- **ACTIVITY**
Please count the lines in the listing below where the word "meta" appears. Give the number only.
(GIVEN DATA Opens)
__device__ __forceinline__ void deposit_match(uint32_t w0, uint32_t w1, int cell_at, int dir, int back_step,
                                              uint32_t* s_scores, uint32_t* s_cnt, uint32_t* s_misc, uint32_t* totals ) {
    const int type = w0 & 15, fav = (w0 >> 4) & 1;
    if (type == 8) { atomicOr(&s_misc[1], fav ? 1u : 2u); return; }
    atomicAdd(&totals[type], fav ? 0x10000u : 1u);
    const int endcell = cell_at + static_cast<int>((w0 >> 27) & 1u) * back_step;
    const uint32_t score = dir >= 2 ? (w1 >> 16) : (w1 & 0xFFFFu);
    unsigned long long* pair = reinterpret_cast<unsigned long long*>(s_scores) + fav;
    const uint32_t lo_opp = fav ? score : 0u, hi_opp = fav ? 0u : score;
    const uint32_t tslot = 5u - static_cast<uint32_t>(type);
    const bool feeds = tslot < 3u;
    uint32_t* cnt = s_cnt + (feeds ? tslot : 0u) * kCells;
    const uint32_t one = 1u << (4 * (fav * 4 + dir));
    const int n_dep = (w0 >> 8) & 7;
#pragma unroll
    for (int d = 0; d < 4; ++d) {
        if (d >= n_dep) break;
        const uint32_t f = (w0 >> (11 + 4 * d)) & 15u;
        const int c = endcell + static_cast<int>(f & 7u) * back_step;
        const bool both = (f & 8u) != 0u;
        atomicAdd(&pair[2 * c], (static_cast<unsigned long long>(both ? score : hi_opp) << 32) | (both ? score : lo_opp));
        if (both && feeds) atomicAdd(&cnt[c], one);
    }
}

__device__ __forceinline__ int counter_match(uint32_t w0, int k, int want) {
    const int type = w0 & 15, len = (w0 >> 5) & 7;
    const int back = k - static_cast<int>((w0 >> 27) & 1u) - 6;
    if (!w0 || type != want || back < 0 || back >= len) return -1;
    const int n_dep = (w0 >> 8) & 7;
    bool on_q = false;
#pragma unroll
    for (int d = 0; d < 4; ++d) {
        const uint32_t f = (w0 >> (11 + 4 * d)) & 15u;
        on_q |= d < n_dep && f == (8u | static_cast<uint32_t>(back));
    }
    return on_q ? back : -1;
}

__device__ __forceinline__ void add_counter_cells(uint32_t w0, int back, int q, int stride, uint32_t* opp) {
    const int n_dep = (w0 >> 8) & 7, endcell = q + back * stride;
#pragma unroll
    for (int d = 0; d < 4; ++d) {
        const uint32_t f = (w0 >> (11 + 4 * d)) & 15u;
// ... 71 lines not shown
    }
    if ((lane & 33) == 0) {
        const int bg = lane >> 1;
        uint32_t* slot = s_occ + 8 * ((bg >> 1) & 1) + 2 * (bg >> 2) + (bg & 1);
#pragma unroll
        for (int m = 0; m < kDensTiles; ++m) {
            const int y0 = (32 * m) / 15, y1 = (32 * m + 31) / 15;
            uint32_t occ = 0;
#pragma unroll
            for (int y = y0; y <= y1; ++y) {
                const uint32_t both = own[y / 2] | other[y / 2];
                const uint32_t r = ((y & 1) ? both >> 16 : both) & 0x7FFFu;
                const int at = 15 * y - 32 * m;
                occ |= at >= 0 ? r << at : r >> -at;
            }
            slot[16 * m] = occ;
        }
    }
    if ((lane >> 5) == 0 && (kFull || (board < n_boards && plane_stride > 0))) {
        uint32_t c224 = 0, w224 = 0;
#pragma unroll
        for (int dy = -3; dy <= 0; ++dy) {
            const int y = 14 + dy;
            const uint32_t r = (y & 1) ? own[y >> 1] >> 16 : own[y >> 1] & 0xFFFFu;
#pragma unroll
            for (int dx = -3; dx <= 0; ++dx) {
                if (block_weight(dy, dx) == 0) continue;
                const uint32_t bit = (r >> (14 + dx)) & 1u;
                c224 += bit;
                w224 += bit * static_cast<uint32_t>(block_weight(dy, dx));
            }
        }
        const uint32_t neg = 0u - (((own[7] | other[7]) >> 14) & 1u);
        int32_t* out = out_density + static_cast<size_t>(board) * 4 * plane_stride + (1 - plane) * 2 * plane_stride;
        out[224] = static_cast<int32_t>(c224 ^ neg);
        out[plane_stride + 224] = static_cast<int32_t>(w224 ^ neg);
    }
    const int n_live = __builtin_amdgcn_readfirstlane(n_boards - first_board);
    int32_t* group_out = out_density + static_cast<size_t>(first_board) * 4 * plane_stride;
    const uint4* occ_words = reinterpret_cast<const uint4*>(s_occ);
    const unsigned long long group_bits = reinterpret_cast<unsigned long long>(group_out);
    unsigned long long board_base = static_cast<unsigned long long>(static_cast<uint32_t>(__builtin_amdgcn_readfirstlane(static_cast<int>(group_bits >> 32)))) << 32
                                    | static_cast<uint32_t>(__builtin_amdgcn_readfirstlane(static_cast<int>(group_bits)));
    asm volatile("" : "+s"(board_base));
#define GMK_PASS(K, M) density_tile_pass<kFull, K, M>(own, n_live, lane, s_wtab, occ_words, group_out, board_base, s_lut, plane_stride); __builtin_amdgcn_sched_barrier(0);
    GMK_PASS(0, 0) GMK_PASS(1, 0) GMK_PASS(0, 1) GMK_PASS(1, 1) GMK_PASS(0, 2) GMK_PASS(1, 2) GMK_PASS(0, 3) GMK_PASS(1, 3)
    GMK_PASS(0, 4) GMK_PASS(1, 4) GMK_PASS(0, 5) GMK_PASS(1, 5) GMK_PASS(0, 6) GMK_PASS(1, 6)
#undef GMK_PASS
}
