diff --git a/eagcn_amd/csrc/lagg.hip b/eagcn_amd/csrc/lagg.hip
--- a/eagcn_amd/csrc/lagg.hip
+++ b/eagcn_amd/csrc/lagg.hip
@@ -90,12 +90,15 @@
     return gy;
 }
 
-int launch_lagg_fwd(AggArgs a, hipStream_t s) {
+int launch_lagg_fwd(AggArgs a, hipStream_t s, int* cpw_out) {
+    if (cpw_out) *cpw_out = 0;
     if (a.bt.B == 0 || a.bt.T == 0) return EAGCN_OK;
     dim3 grid;
     int rc = lagg_grid(a, &grid, &a.nchunk, &a.cpw, false);
     if (rc) return rc;
+    if (cpw_out) *cpw_out = a.cpw;
     ProfScope ps(PROF_AGG, s);
+    if (a.p_out) return launch_lagg_fwd_fx(a, grid, s);
     EdgeArgs e;
     memset(&e, 0, sizeof(e));
     if (a.cpw > 1) lagg_kernel<false, true><<<grid, 256, 0, s>>>(a, e);
diff --git a/eagcn_amd/csrc/lagg_fx.hip b/eagcn_amd/csrc/lagg_fx.hip
--- /dev/null
+++ b/eagcn_amd/csrc/lagg_fx.hip
@@ -0,0 +1,22 @@
+#include <stdint.h>
+
+#include "lagg_kernel.h"
+
+namespace eagcn {
+
+int launch_lagg_fwd_fx(const AggArgs& a, dim3 grid, hipStream_t s) {
+    EAGCN_CHECK_ARG(a.fx && a.fxw && a.p_out, "lagg: the forward with the product in its staging needs the layer's input, its packed weight and P");
+    EAGCN_CHECK_ARG(a.fx_ld >= 4 && a.fx_ld <= LG_CW && (a.fx_ld & 3) == 0,
+                    "lagg: the forward with the product in its staging takes 4..32 input columns, a multiple of four (%d)", a.fx_ld);
+    EAGCN_CHECK_ARG(((reinterpret_cast<uintptr_t>(a.fx) | reinterpret_cast<uintptr_t>(a.fxw) | reinterpret_cast<uintptr_t>(a.p_out)) & 15) == 0 &&
+                        (a.lds & 3) == 0,
+                    "lagg: the forward with the product in its staging needs 16-byte aligned operands");
+    EdgeArgs e;
+    memset(&e, 0, sizeof(e));
+    if (a.cpw > 1) lagg_kernel<false, true, false, true, false, false, false, true><<<grid, 256, 0, s>>>(a, e);
+    else lagg_kernel<false, false, false, true, false, false, false, true><<<grid, 256, 0, s>>>(a, e);
+    EAGCN_LAUNCH_CHECK();
+    return EAGCN_OK;
+}
+
+}
diff --git a/eagcn_amd/csrc/lagg_kernel.h b/eagcn_amd/csrc/lagg_kernel.h
--- a/eagcn_amd/csrc/lagg_kernel.h
+++ b/eagcn_amd/csrc/lagg_kernel.h
@@ -37,9 +37,11 @@
 constexpr uint32_t LG_OVF = 1u << 29;
 constexpr int LG_NOVF = 32;
 
-template <bool TRANS, bool MULTI, bool WFUSE = false, bool EDGE = true, bool CROWS = false, bool GATHER = false, bool DWF = false>
+template <bool TRANS, bool MULTI, bool WFUSE = false, bool EDGE = true, bool CROWS = false, bool GATHER = false, bool DWF = false,
+          bool FXF = false>
 __global__ __launch_bounds__(256) __attribute__((amdgpu_waves_per_eu(3, 8))) void lagg_kernel(AggArgs a, EdgeArgs ed) {
     static_assert(!DWF || (TRANS && EDGE && !WFUSE), "the weight-gradient epilogue belongs to the plain transposed kernel with the edge gradients");
+    static_assert(!FXF || (!TRANS && !DWF), "the product in the staging belongs to the forward kernel");
     static_assert(TRANS || !WFUSE, "the upstream-gradient form belongs to the transposed kernel");
     static_assert(TRANS || EDGE, "the forward has no edge gradients to drop");
     static_assert(!CROWS || WFUSE, "the row-mask staging is a form of the upstream-gradient staging");
@@ -286,8 +288,33 @@
         float rmv[(CROWS && !EDGE) ? LG_U : 1];
         int ce = 0;
         if constexpr (GATHER) { const int cx = c0s - a.vc.off[k]; ce = ex0 + (cx < a.vc.width[k] ? cx : 0); }
-#pragma unroll
-        for (int u = 0; u < LG_U; ++u) {
+        constexpr int FX_KS = LG_CW / 4;
+        float wb[FXF ? FX_KS : 1][FXF ? 2 : 1];
+        if constexpr (FXF) {
+            const int li = lane & 15, kq = lane >> 4;
+            const uint32_t fp = (uint32_t)a.vc.off[a.vc.K];
+            uint32_t cb[2];
+#pragma unroll
+            for (int j = 0; j < 2; ++j) {
+                const int cv = cc * LG_CW + 16 * j + li;
+                cb[j] = (uint32_t)(a.vc.off[k] + (cv < wk ? cv : 0));
+            }
+            const uint32_t xc = (uint32_t)min(4 * l, a.fx_ld - 4);
+#pragma unroll
+            for (int u = 0; u < LG_U; ++u)
+                v[u] = *reinterpret_cast<const float4*>(a.fx + ((uint32_t)(R0 + min(g + LG_G * u, rows - 1)) * (uint32_t)a.fx_ld + xc));
+#pragma unroll
+            for (int ks = 0; ks < FX_KS; ++ks) {
+                wb[ks][0] = wb[ks][1] = 0.0f;
+                if (4 * ks < a.fx_ld) {
+                    const uint32_t kk = (uint32_t)(4 * ks + kq) * fp;
+#pragma unroll
+                    for (int j = 0; j < 2; ++j) wb[ks][j] = a.fxw[kk + cb[j]];
+                }
+            }
+        }
+#pragma unroll
+        for (int u = 0; u < (FXF ? 0 : LG_U); ++u) {
             const int rc = min(g + LG_G * u, rows - 1);
             if constexpr (GATHER) v[u] = *reinterpret_cast<const float4*>(a.src + ((uint32_t)(m0 + s_rm[rc]) * (uint32_t)a.lds + (uint32_t)ce));
             else v[u] = *reinterpret_cast<const float4*>(a.src + (size_t)(R0 + rc) * a.lds + ((WFUSE && !CROWS) ? (col_ok ? col : 0) : c0s));
@@ -320,8 +347,52 @@
             asm volatile("v_mov_b32 %0, 0" : "=v"(z));
             (&s_S[0][0])[tid] = make_float4(z, z, z, z);
         }
-#pragma unroll
-        for (int u = 0; u < LG_U; ++u) {
+        if constexpr (FXF) {
+            typedef float lg_fx4 __attribute__((ext_vector_type(4)));
+            const int li = lane & 15, kq = lane >> 4;
+#pragma unroll
+            for (int u = 0; u < LG_U; ++u) {
+                const int rr = g + LG_G * u;
+                if (rr < rows) buf[rr][l ^ (rr & 7)] = 4 * l < a.fx_ld ? v[u] : make_float4(0.f, 0.f, 0.f, 0.f);
+            }
+            __syncthreads();
+            float* bf = reinterpret_cast<float*>(&buf[0][0]);
+#pragma unroll 1
+            for (int h = 0; h < 2; ++h) {
+                lg_fx4 acc[2][2];
+                int xo[2];
+#pragma unroll
+                for (int i = 0; i < 2; ++i) {
+                    xo[i] = min(64 * wave + 32 * h + 16 * i + li, rows - 1);
+#pragma unroll
+                    for (int j = 0; j < 2; ++j) acc[i][j] = lg_fx4{0.f, 0.f, 0.f, 0.f};
+                }
+#pragma unroll
+                for (int ks = 0; ks < FX_KS; ++ks) {
+                    if (4 * ks < a.fx_ld) {
+#pragma unroll
+                        for (int i = 0; i < 2; ++i) {
+                            const float av = bf[xo[i] * LG_CW + 4 * (ks ^ (xo[i] & 7)) + kq];
+                            acc[i][0] = __builtin_amdgcn_mfma_f32_16x16x4f32(av, wb[ks][0], acc[i][0], 0, 0, 0);
+                            acc[i][1] = __builtin_amdgcn_mfma_f32_16x16x4f32(av, wb[ks][1], acc[i][1], 0, 0, 0);
+                        }
+                    }
+                }
+#pragma unroll
+                for (int j = 0; j < 2; ++j) {
+                    const bool cok = cc * LG_CW + 16 * j + li < wk;
+#pragma unroll
+                    for (int i = 0; i < 2; ++i)
+#pragma unroll
+                        for (int r4 = 0; r4 < 4; ++r4) {
+                            const int row = 64 * wave + 32 * h + 16 * i + 4 * kq + r4;
+                            if (row < rows) bf[row * LG_CW + 16 * j + li] = cok ? acc[i][j][r4] : 0.0f;
+                        }
+                }
+            }
+        }
+#pragma unroll
+        for (int u = 0; u < (FXF ? 0 : LG_U); ++u) {
             const int rr = g + LG_G * u;
             const bool mine = rr < rows;
             if constexpr (TRANS) {
@@ -504,6 +575,9 @@
                 const bool fast = valid && !(meta & LG_SLOW);
                 any_slow = any_slow || (valid && (meta & LG_SLOW));
                 const float4 self = buf[rr][l];
+                if constexpr (FXF) {
+                    if (valid && col_ok) *reinterpret_cast<float4*>(a.p_out + (size_t)(R0 + rr) * a.lds + c0) = self;
+                }
                 const float4 S = s_S[(meta >> 24) & 15u][l];
                 const float4 v0 = buf[srcs & 255u][l], v1 = buf[(srcs >> 8) & 255u][l], v2 = buf[(srcs >> 16) & 255u][l], v3 = buf[srcs >> 24][l];
                 const float ws = TRANS ? r * rl.x : r1.x;
diff --git a/eagcn_amd/csrc/layer.hip b/eagcn_amd/csrc/layer.hip
--- a/eagcn_amd/csrc/layer.hip
+++ b/eagcn_amd/csrc/layer.hip
@@ -895,6 +895,9 @@
 static long g_first_layer_fused_taken = 0;
 static int32_t g_first_layer_fused_last[3] = {0, 0, 0};
 static bool first_layer_fused_enabled() { return g_first_layer_fused != 0; }
+static int g_first_layer_fwd_fused = env_flag("EAGCN_FIRST_LAYER_FWD_FUSED", true) ? 1 : 0;
+static long g_first_layer_fwd_fused_taken = 0;
+static int32_t g_first_layer_fwd_fused_last[2] = {0, 0};
 static int g_hidden_bn_sums = env_flag("EAGCN_HIDDEN_BN_SUMS", true) ? 1 : 0;
 static long g_hidden_bn_taken = 0;
 
@@ -920,6 +923,9 @@
     if (d.np && bx3_ok(bq.bp)) r.fwd_prod = FWD_PLANES;
     else if (!w->x) r.fwd_prod = FWD_REFUSED;
     else r.fwd_prod = (gemm3_layer(d.ld_in) && gemm3_ok(gq.gp)) ? FWD_BALANCED : FWD_TILED;
+    const bool fx_aligned = ((reinterpret_cast<uintptr_t>(w->x) | reinterpret_cast<uintptr_t>(w->P)) & 15) == 0;
+    r.fwd_in_agg = g_first_layer_fwd_fused != 0 && r.fwd_prod == FWD_TILED && r.fwd_agg == AGG_LAGG && d.ld_in <= 32 && gemm_mode() != 1 &&
+                   gemm_mode() != 2 && w->x && fx_aligned;
 
     const bool fuse_w = bn_bwd_two_pass(wt) && wt && lagg_wfuse();
     const bool absorbs = !bn_bwd_two_pass(wt) || (wt && lagg_wfuse());
@@ -1132,14 +1138,16 @@
             break;
         }
         case FWD_BALANCED: rc = launch_gemm3(gq.gp, nullptr, sc.gws, gemm3_workspace_bytes(), s); break;
-        default: rc = launch_gemm(gq.gt, s); break;
+        default: rc = r.fwd_in_agg ? EAGCN_OK : launch_gemm(gq.gt, s); break;
         }
         if (rc) return rc;
         AggArgs a;
         a.bt = *b; a.vc = d.vc; a.src = w->P; a.lds = d.fp; a.dst = w->Y; a.ldd = d.fp;
         a.sig = sc.pk.sig; a.rsig = sc.pk.rsig; a.rscale = w->rscale; a.stats = sc.stats; a.nchunk = 1;
+        int fx_cpw = 0;
+        if (r.fwd_in_agg) { a.src = nullptr; a.fx = w->x; a.fx_ld = d.ld_in; a.fxw = sc.pk.Wcat; a.p_out = w->P; }
         if (r.fwd_agg == AGG_LAGG) {
-            rc = launch_lagg_fwd(a, s);
+            rc = launch_lagg_fwd(a, s, &fx_cpw);
             nslab = lagg_slabs(b);
             tiles_per_wg = -1;
         } else {
@@ -1147,6 +1155,10 @@
             nslab = d.gx;
         }
         if (rc) return rc;
+        if (r.fwd_in_agg) {
+            ++g_first_layer_fwd_fused_taken;
+            g_first_layer_fwd_fused_last[0] = fx_cpw; g_first_layer_fwd_fused_last[1] = d.ld_in;
+        }
     }
     const double M = (double)b->B * (double)b->N;
     {
@@ -1197,6 +1209,22 @@
     const int old = g_first_layer_fused;
     g_first_layer_fused = on ? 1 : 0;
     return old;
+}
+extern "C" long eagcn_first_layer_fwd_fused_taken(int reset) {
+    const long n = g_first_layer_fwd_fused_taken;
+    if (reset) g_first_layer_fwd_fused_taken = 0;
+    return n;
+}
+extern "C" void eagcn_first_layer_fwd_fused_last(int32_t out[2]) { memcpy(out, g_first_layer_fwd_fused_last, sizeof(g_first_layer_fwd_fused_last)); }
+extern "C" int eagcn_set_first_layer_fwd_fused(int on) {
+    const int old = g_first_layer_fwd_fused;
+    g_first_layer_fwd_fused = on ? 1 : 0;
+    return old;
+}
+extern "C" int eagcn_layer_fwd_in_agg(const eagcn_batch* b, const eagcn_layer_params* p, const eagcn_layer_bufs* w) {
+    LayerRoute r;
+    const int rc = plan_checked(b, p, w, PlanAsk{}, "eagcn_layer_fwd_in_agg", &r);
+    return rc ? -abs(rc) : (r.fwd_in_agg ? 1 : 0);
 }
 int eagcn::layer_apply_impl(const eagcn_batch* b, const eagcn_layer_params* p, const eagcn_layer_bufs* w, void* stream) {
     EAGCN_CHECK_ARG(b && p && w && w->bn && w->xout && w->pad_row && w->packed, "layer_apply: null buffer");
(GIVEN DATA Closes)
- **ANSWER TO THE EXERCISE**
3